We all have our own goals and reasons for keeping chickens. Some for eggs, meat, show, pets, bug patrol, breeding, and who knows what else or what combinations of these. You will have to find your own answer to this question, it doesn't matter to you what I do. My goals are different from yours.
It can vary by individual hen but a normal sequence as far as egg laying is that the pullet will sometimes lay throughout the first winter and skip the molt, some don't. She'll lay pretty well until her first adult molt. That may be her first fall/winter or it may be her second. She stops laying during an adult molt and uses the nutrition that was going to egg production to grow her new feathers.

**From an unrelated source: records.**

+extern "C" int buctd_adam_step_images_geometry(int* unit_bytes, int* item_bytes, int* flat_run, int* c3_cols, int* g1_cols,
+                                               int* fc_rows, int* fc_cols) {
+  BUCTD_CHECK_ARG(unit_bytes && item_bytes && flat_run && c3_cols && g1_cols && fc_rows && fc_cols,
+                  "buctd_adam_step_images_geometry: null pointer");
+  *unit_bytes = (int)sizeof(buctd_adam_unit); *item_bytes = (int)sizeof(buctd_adam_item);
+  *flat_run = 8192; *c3_cols = AI_C3_CW; *g1_cols = AI_G1_CW; *fc_rows = AI_FC_R; *fc_cols = AI_FC_CW;
+  return BUCTD_OK;
+}
diff --git a/buctd_amd/csrc/conv_gather_x6.hip b/buctd_amd/csrc/conv_gather_x6.hip
--- a/buctd_amd/csrc/conv_gather_x6.hip
+++ b/buctd_amd/csrc/conv_gather_x6.hip
@@ -1,7 +1,7 @@
 #include "c3_lean.h"
+#include "gc_prep.h"
 #include <string.h>
 
-#define GC_MAXT 9
 #define GC_TAB_OFF (56 * 1024)
 
 struct GcClass {
@@ -162,17 +162,6 @@
   if constexpr (MODE < 0) c3_epilogue<MF, NF, WM, WN>(e, acc, smem, bx, by, p0, n0);
   else c3l_epilogue<MF, NF, WM, WN, MODE>(e, acc, smem, reinterpret_cast<float*>(smem + GC_TAB_OFF), p0, n0);
 }
-
-struct GcPrep {
-  const float* w;
-  unsigned char* out;
-  int Co, Ci, R, S, dir;
-  int ncls;
-  int ntaps[4], nsteps[4];
-  long off[4];
-  int tr[4][GC_MAXT], ts[4][GC_MAXT];
-  long items[4];
-};
 
 __device__ __forceinline__ void gc_prep_body(const GcPrep& p) {
   const int nrows = p.dir ? p.Ci : p.Co, kc = p.dir ? p.Co : p.Ci, cpt = kc / 16;
diff --git a/buctd_amd/csrc/gc_prep.h b/buctd_amd/csrc/gc_prep.h
--- /dev/null
+++ b/buctd_amd/csrc/gc_prep.h
@@ -0,0 +1,14 @@
+#pragma once
+
+#define GC_MAXT 9
+
+struct GcPrep {
+  const float* w;
+  unsigned char* out;
+  int Co, Ci, R, S, dir;
+  int ncls;
+  int ntaps[4], nsteps[4];
+  long off[4];
+  int tr[4][GC_MAXT], ts[4][GC_MAXT];
+  long items[4];
+};
diff --git a/buctd_amd/csrc/loss_decode.hip b/buctd_amd/csrc/loss_decode.hip
--- a/buctd_amd/csrc/loss_decode.hip
+++ b/buctd_amd/csrc/loss_decode.hip
@@ -1,4 +1,5 @@
 #include "common.h"
+#include "adam_core.h"
 #include "../../include/buctd_hip.h"
 
 __global__ __launch_bounds__(256) void mse_partial_kernel(const float* __restrict__ pred, const float* __restrict__ gt,
@@ -559,32 +560,16 @@
                                                    float* __restrict__ m, float* __restrict__ v, long n, float lr,
                                                    float b1, float b2, float eps, float bc1, float bc2_sqrt,
                                                    float gscale) {
-  const float step_size = lr / bc1;
+  const AdamConst c = adam_const(lr, b1, b2, eps, bc1, bc2_sqrt, gscale);
   const long n4 = n >> 2;
   const long step = (long)gridDim.x * 256;
-  for (long i = (long)blockIdx.x * 256 + threadIdx.x; i < n4; i += step) {
-    f32x4 pp = reinterpret_cast<f32x4*>(p)[i];
-    const f32x4 gg = reinterpret_cast<const f32x4*>(g)[i] * gscale;
-    f32x4 mm = reinterpret_cast<f32x4*>(m)[i];
-    f32x4 vv = reinterpret_cast<f32x4*>(v)[i];
-#pragma unroll
-    for (int j = 0; j < 4; ++j) {
-      mm[j] = b1 * mm[j] + (1.f - b1) * gg[j];
-      vv[j] = b2 * vv[j] + (1.f - b2) * gg[j] * gg[j];
-      const float denom = sqrtf(vv[j]) / bc2_sqrt + eps;
-      pp[j] -= step_size * (mm[j] / denom);
-    }
-    reinterpret_cast<f32x4*>(p)[i] = pp;
-    reinterpret_cast<f32x4*>(m)[i] = mm;
-    reinterpret_cast<f32x4*>(v)[i] = vv;
-  }
+  for (long i = (long)blockIdx.x * 256 + threadIdx.x; i < n4; i += step) adam_update4(p, g, m, v, i, c);
   for (long i = n4 * 4 + (long)blockIdx.x * 256 + threadIdx.x; i < n; i += step) {
-    const float gg = g[i] * gscale;
-    const float mm = b1 * m[i] + (1.f - b1) * gg;
-    const float vv = b2 * v[i] + (1.f - b2) * gg * gg;
+    float pp = p[i], mm = m[i], vv = v[i];
+    adam_update(pp, g[i], mm, vv, c);
     m[i] = mm;
     v[i] = vv;
-    p[i] -= step_size * (mm / (sqrtf(vv) / bc2_sqrt + eps));
+    p[i] = pp;
   }
 }
 extern "C" int buctd_adam_step(float* p, const float* g, float* m, float* v, long n, float lr, float beta1,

Then she starts up laying again after the molt is over. After that first molt, she still lays really well in number plus the size and quality are even better than her first year. Some lay more than others but before and after the first adult molt are usually her best production cycles.
After her second adult molt her egg size improves a bit but the number of eggs she lays tends to drop off. Each individual hen is an individual. Some may drop off a lot, some not at all. In a commercial flock with thousands of hens the average drop in number of eggs is around 15% but you don't have thousands of hens. Pure luck on which category your individual hens fall in will determine what happens to your flock production. The production drops after each subsequent adult molt so soon you aren't getting much production. After several years the quality of the eggs might deteriorate, thin shells or runny whites, for example. How much deterioration, if any, will depend on the individual hen.
For my goals, I am on a two year rotation. I normally keep four pullets each year as replacements. I'll keep the four pullets from the previous year through their first molt and the next year's laying cycle. At the end of the current laying cycle I'll eat the four hens that have already been through one molt when they start their second adult molt. So when the pullets come into lay in late summer or fall I'll have 12 laying but I only carry eight through the winter.
You will have to determine your own goals and decide what works best for you.